REQUIRED ACTION -> Read through the listing below and return only the lines containing "true".

EXTRACTED ENTRIES ->
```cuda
__global__ void __launch_bounds__(128, 4) k_gemm_nt(double* __restrict__ T, const double* __restrict__ Lb, const double* __restrict__ invL,
                                                  const TrsmTask* __restrict__ tasks, int npad) {
  __shared__ __align__(16) double As[2][64 * kGemmLd];
  __shared__ __align__(16) double Bs[2][64 * kGemmLd];
  const TrsmTask task = tasks[blockIdx.z];
  const int m0 = blockIdx.y * 64, n0 = blockIdx.x * 64;
  const size_t bs = (size_t)npad * npad;
  const int tid = threadIdx.x, warp = tid >> 5, lane = tid & 31;
  const int wm = (warp >> 1) * 32, wn = (warp & 1) * 32;
  const int g = lane >> 2, t = lane & 3;
  const int kchunks = min(npad, n0 + 64) / 16;
  const int ni = min(4, max(0, (npad - (m0 + wm)) / 8)), nj = min(4, max(0, (npad - (n0 + wn)) / 8));
  double acc[4][4][2];
#pragma unroll
  for (int i = 0; i < 4; ++i)
#pragma unroll
    for (int j = 0; j < 4; ++j) { acc[i][j][0] = 0.0; acc[i][j][1] = 0.0; }

  auto load_stage = [&](int st, int kk) {
    const double* Ag = Lb + (size_t)task.src * bs + kk * 16;
    const double* Bg = invL + (size_t)task.kframe * bs + kk * 16;
#pragma unroll
    for (int q = 0; q < 4; ++q) {
      const int cidx = tid + q * 128;
      const int row = cidx >> 3, kc = (cidx & 7) * 2;
      const bool va = (m0 + row) < npad, vb = (n0 + row) < npad;
      cp_async16(&As[st][row * kGemmLd + kc], Ag + (size_t)(va ? m0 + row : 0) * npad + kc, va);
      cp_async16(&Bs[st][row * kGemmLd + kc], Bg + (size_t)(vb ? n0 + row : 0) * npad + kc, vb);
    }
    cp_async_commit();
  };
// ... 328 lines not shown
            const int row = r0 + i;
            const int len = tk.type == 0 ? row + 1 : npad;
            m[qi][i] = (row < c1 && q < len) ? *reinterpret_cast<const double2*>(M + (size_t)row * npad + q) : make_double2(0.0, 0.0);
            if (q + 1 >= len) m[qi][i].y = 0.0;
          }
        }
        if (qb == 0) dep_wait();
        double2 v[4];
#pragma unroll
        for (int qi = 0; qi < 4; ++qi) { const int q = qb + qi * 64 + 2 * lane; v[qi] = q < npad ? ldcg2(vin + q) : make_double2(0.0, 0.0); }
#pragma unroll
        for (int qi = 0; qi < 4; ++qi)
#pragma unroll
          for (int i = 0; i < RW; ++i) acc[i] += m[qi][i].x * v[qi].x + m[qi][i].y * v[qi].y;
      }
#pragma unroll
      for (int i = 0; i < RW; ++i) {
        const double sum = warp_sum(acc[i]);
        const int row = r0 + i;
        if (lane == 0 && row < c1) { if (tk.type == 0) y[(size_t)tk.k * npad + row] = sum; else red_add(rhs + (size_t)tk.r * npad + row, -sum); }
      }
    } else {
      const int cl = tid & 31, rg = tid >> 5, j = c0 + 2 * cl;
      double ax = 0.0, ay = 0.0;
      const int ifirst = tk.type == 3 ? j + ((rg - j) & 7) : rg;
      for (int ib = ifirst; ib < npad || ib == ifirst; ib += 256) {
        double2 m[32];
#pragma unroll
        for (int u = 0; u < 32; ++u) { const int i = ib + 8 * u; m[u] = (i < npad && j < c1) ? *reinterpret_cast<const double2*>(M + (size_t)i * npad + j) : make_double2(0.0, 0.0); }
        if (ib == ifirst) dep_wait();
        double vi[32];
#pragma unroll
        for (int u = 0; u < 32; ++u) { const int i = ib + 8 * u; vi[u] = i < npad ? __ldcg(vin + i) : 0.0; }
#pragma unroll
        for (int u = 0; u < 32; ++u) { const int i = ib + 8 * u; ax += m[u].x * vi[u]; if (tk.type != 3 || i > j) ay += m[u].y * vi[u]; }
      }
      red[rg * (kSubChunk + 2) + 2 * cl] = ax; red[rg * (kSubChunk + 2) + 2 * cl + 1] = ay;
      __syncthreads();
      if (tid < kSubChunk && c0 + tid < c1) {
        double sum = 0.0;
#pragma unroll
        for (int q = 0; q < 8; ++q) sum += red[q * (kSubChunk + 2) + tid];
        if (tk.type == 3) x[(size_t)tk.k * npad + c0 + tid] = sum; else red_add(y + (size_t)tk.k * npad + c0 + tid, -sum);
      }
    }
    __syncthreads();
    if (tid == 0) red_release_add(tk.type == 0 ? cn.fdone + tk.k : (tk.type == 1 ? cn.fin + tk.r : (tk.type == 2 ? cn.bin + tk.k : cn.bdone + tk.k)), 1);
  }
}

struct FactorKernels {
  bool potrf_smem, trsm_ll, trsm_ll4;
  size_t potrf_bytes, trsm_ll2_bytes, trsm_ll4_bytes, trinv_bytes, substitution_bytes;
  int trsm2_ctas_per_sm;
};
inline FactorKernels factor_kernels(int npad) {
  const size_t potrf = potrf_smem_bytes(npad), ll2 = trsm_ll_smem_bytes(npad, 2), ll4 = trsm_ll_smem_bytes(npad, 4);
  const size_t trinv = (size_t)(npad * 16 + 16 * (npad + 1)) * sizeof(double);
  const size_t sub = (size_t)8 * (kSubChunk + 2) * sizeof(double);
  return {potrf <= kMaxDynSmem, ll2 <= kMaxDynSmem, ll4 <= kMaxDynSmem, potrf, ll2, ll4, trinv, sub, 0};
}

struct HBlock { int lblk; int r; int c; };
__global__ void __launch_bounds__(256) k_load_factor(const double* __restrict__ H, double* __restrict__ Lb, const HBlock* __restrict__ lb,
                                                      const double* __restrict__ S, const double* __restrict__ D2, int npad, int nf, int neff,
                                                      const int* __restrict__ blist, int nload, int nfill) {
  const size_t bs = (size_t)npad * npad;
  if ((int)blockIdx.y >= nload) {
    const int ph = npad - neff, per = ph * (npad + neff);
    const long q = ((long)(blockIdx.y - nload) * gridDim.x + blockIdx.x) * 256 + threadIdx.x;
    if (per == 0 || q >= (long)nfill * per) return;
    const int f = (int)(q / per), e = (int)(q % per), r = e - ph * npad;
    const int i = r < 0 ? neff + e / npad : r / ph, j = r < 0 ? e % npad : neff + r % ph;
    Lb[(size_t)blist[nload + f] * bs + (size_t)i * npad + j] = 0.0;
    return;
  }
  const int bid = blist[blockIdx.y];
  const HBlock b = lb[bid];
  const int e = blockIdx.x * 256 + threadIdx.x;
  if (e >= npad * npad) return;
  const int i = e / npad, j = e % npad;
  double v = 0.0;
  if (b.r == b.c) {
    if (j > i) v = 0.0;
    else if (i >= nf) v = (i == j) ? 1.0 : 0.0;
    else {
      v = H[(size_t)b.lblk * bs + e] * S[(size_t)b.r * npad + i] * S[(size_t)b.c * npad + j];
      if (i == j) v += D2[(size_t)b.r * npad + i];
    }
  } else if (i < nf && j < nf) {
    v = H[(size_t)b.lblk * bs + e] * S[(size_t)b.r * npad + i] * S[(size_t)b.c * npad + j];
  }
  Lb[(size_t)bid * bs + e] = v;
}
__host__ __device__ inline int load_factor_pad_rows(int npad, int neff, int nfill) {
  const long per = (long)(npad - neff) * (npad + neff), row = (long)((npad * npad + 255) / 256) * 256;
  return (int)(((long)nfill * per + row - 1) / row);
}

__global__ void __launch_bounds__(256) k_spmv_sym(const double* __restrict__ H, const HBlock* __restrict__ hb, const double* __restrict__ v,
                                                   double* __restrict__ out, int npad, const int* __restrict__ blist) {
  const int bid = blist ? blist[blockIdx.y] : blockIdx.y;
  const HBlock b = hb[bid];
  const int row = blockIdx.x * 8 + (threadIdx.x >> 5);
  const int lane = threadIdx.x & 31;
  if (row >= npad) return;
  const double* M = H + (size_t)bid * npad * npad + (size_t)row * npad;
  const double* vc = v + (size_t)b.c * npad;
  const double vr = v[(size_t)b.r * npad + row];
  double s = 0.0;
  if (b.r == b.c) {
    for (int q = lane; q <= row; q += 32) {
      const double m = M[q];
// ... 16 lines not shown
```

Before: 87.89 million.

## Double-buffer trinv row loads with cp.async and start substitution before final inverse join

k_trinv now stages each L row block and its diagonal inverse into shared memory with cp.async, prefetching the next block while the current one is computed, so global load latency is hidden. Separately, the forward substitution no longer waits for the whole inverse stream. It waits on an event recorded after the last trinv needed by the dense substitution levels, and joins the inverse stream fully only before the sub-task phase. The cost is more shared memory per block, which may lower occupancy, and more complex stream dependencies.

```diff
diff --git a/robust_cvd_b200/csrc/rcvd_api.cu b/robust_cvd_b200/csrc/rcvd_api.cu
--- a/robust_cvd_b200/csrc/rcvd_api.cu
+++ b/robust_cvd_b200/csrc/rcvd_api.cu
@@ -183,6 +183,7 @@
   cudaStream_t side_stream = nullptr; cudaEvent_t ev_fork = nullptr, ev_join = nullptr;
   std::vector<cudaEvent_t> ev_side;
   cudaStream_t inv_stream = nullptr; cudaEvent_t ev_inv_join = nullptr;
+  cudaEvent_t ev_inv_wide = nullptr;
   double *d_g2 = nullptr, *d_delta = nullptr; int* h_fail = nullptr;
   cudaEvent_t ev[8] = {nullptr};
   std::vector<void*> allocs;
@@ -489,6 +490,7 @@
   rcvd_problem* p; const FactorPlan& pl; const FactorKernels& fk; const int N, npad, strips; cudaStream_t st, side, inv;
   int prof_level = 0;
   bool side_used = false, inv_used = false;
+  bool inv_wide = false;
   int side_joined = -1;
 
   explicit FactorSolve(rcvd_problem* p_)
@@ -509,9 +511,9 @@
     CK(cudaEventRecord(e, from)); CK(cudaStreamWaitEvent(waiter, e, 0));
     return RCVD_OK;
   }
-  int join_all(int level) {
+  int join_all(int level, bool with_inv = true) {
     if (side_used) { if (int rc = wait(st, side, p->ev_join)) return rc; side_joined = 2 * level - 1; }
-    if (inv_used) { if (int rc = wait(st, inv, p->ev_inv_join)) return rc; inv_used = false; }
+    if (with_inv && inv_used) { if (int rc = wait(st, inv, p->ev_inv_join)) return rc; inv_used = false; inv_wide = false; }
     return RCVD_OK;
   }
 
@@ -536,7 +538,8 @@
     const bool inv_stream = fk.trsm_ll && p->overlap;
     if (inv_stream) { if (int rc = wait(inv, st, p->ev_fork)) return rc; inv_used = true; }
     if (int rc = launch(LP_TRINV, k_trinv, dim3(npad / 16, nfr), dim3(256), fk.trinv_bytes, inv_stream ? inv : st, false,
-                        p->d_Lb, p->d_invT, p->d_invL, frames, npad)) return rc;
+                        p->d_Lb, p->d_invT, p->d_invL, frames, npad, fk.trinv_ahead)) return rc;
+    if (inv_stream && &lv - pl.levels.data() == pl.sub_first_level - 1) { CK(cudaEventRecord(p->ev_inv_wide, inv)); inv_wide = true; }
     mark(P_TRINV);
     if (lv.ntrsm == 0) return RCVD_OK;
     int rc;
@@ -608,6 +611,8 @@
     CK(cudaMemcpyAsync(p->d_rhs, p->d_gs, (size_t)N * npad * sizeof(double), cudaMemcpyDeviceToDevice, st));
     const int LS = pl.sub_first_level;
     int rc;
+    if (inv_wide) { CK(cudaStreamWaitEvent(st, p->ev_inv_wide, 0)); inv_wide = false; }
+    else if (inv_used) { if ((rc = wait(st, inv, p->ev_inv_join))) return rc; inv_used = false; }
     for (int l = 0; l < LS; ++l) {
       const Level& lv = pl.levels[l];
       if ((rc = launch(LP_SUB_LEVEL, k_fwd_diag, dim3((npad + 7) / 8, lv.nframes), dim3(256), 0, st, false, p->d_invL, p->d_rhs, p->d_ytmp,
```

COMPLETED TASK ->
+  int join_all(int level, bool with_inv = true) {
     if (inv_stream) { if (int rc = wait(inv, st, p->ev_fork)) return rc; inv_used = true; }
+    if (inv_stream && &lv - pl.levels.data() == pl.sub_first_level - 1) { CK(cudaEventRecord(p->ev_inv_wide, inv)); inv_wide = true; }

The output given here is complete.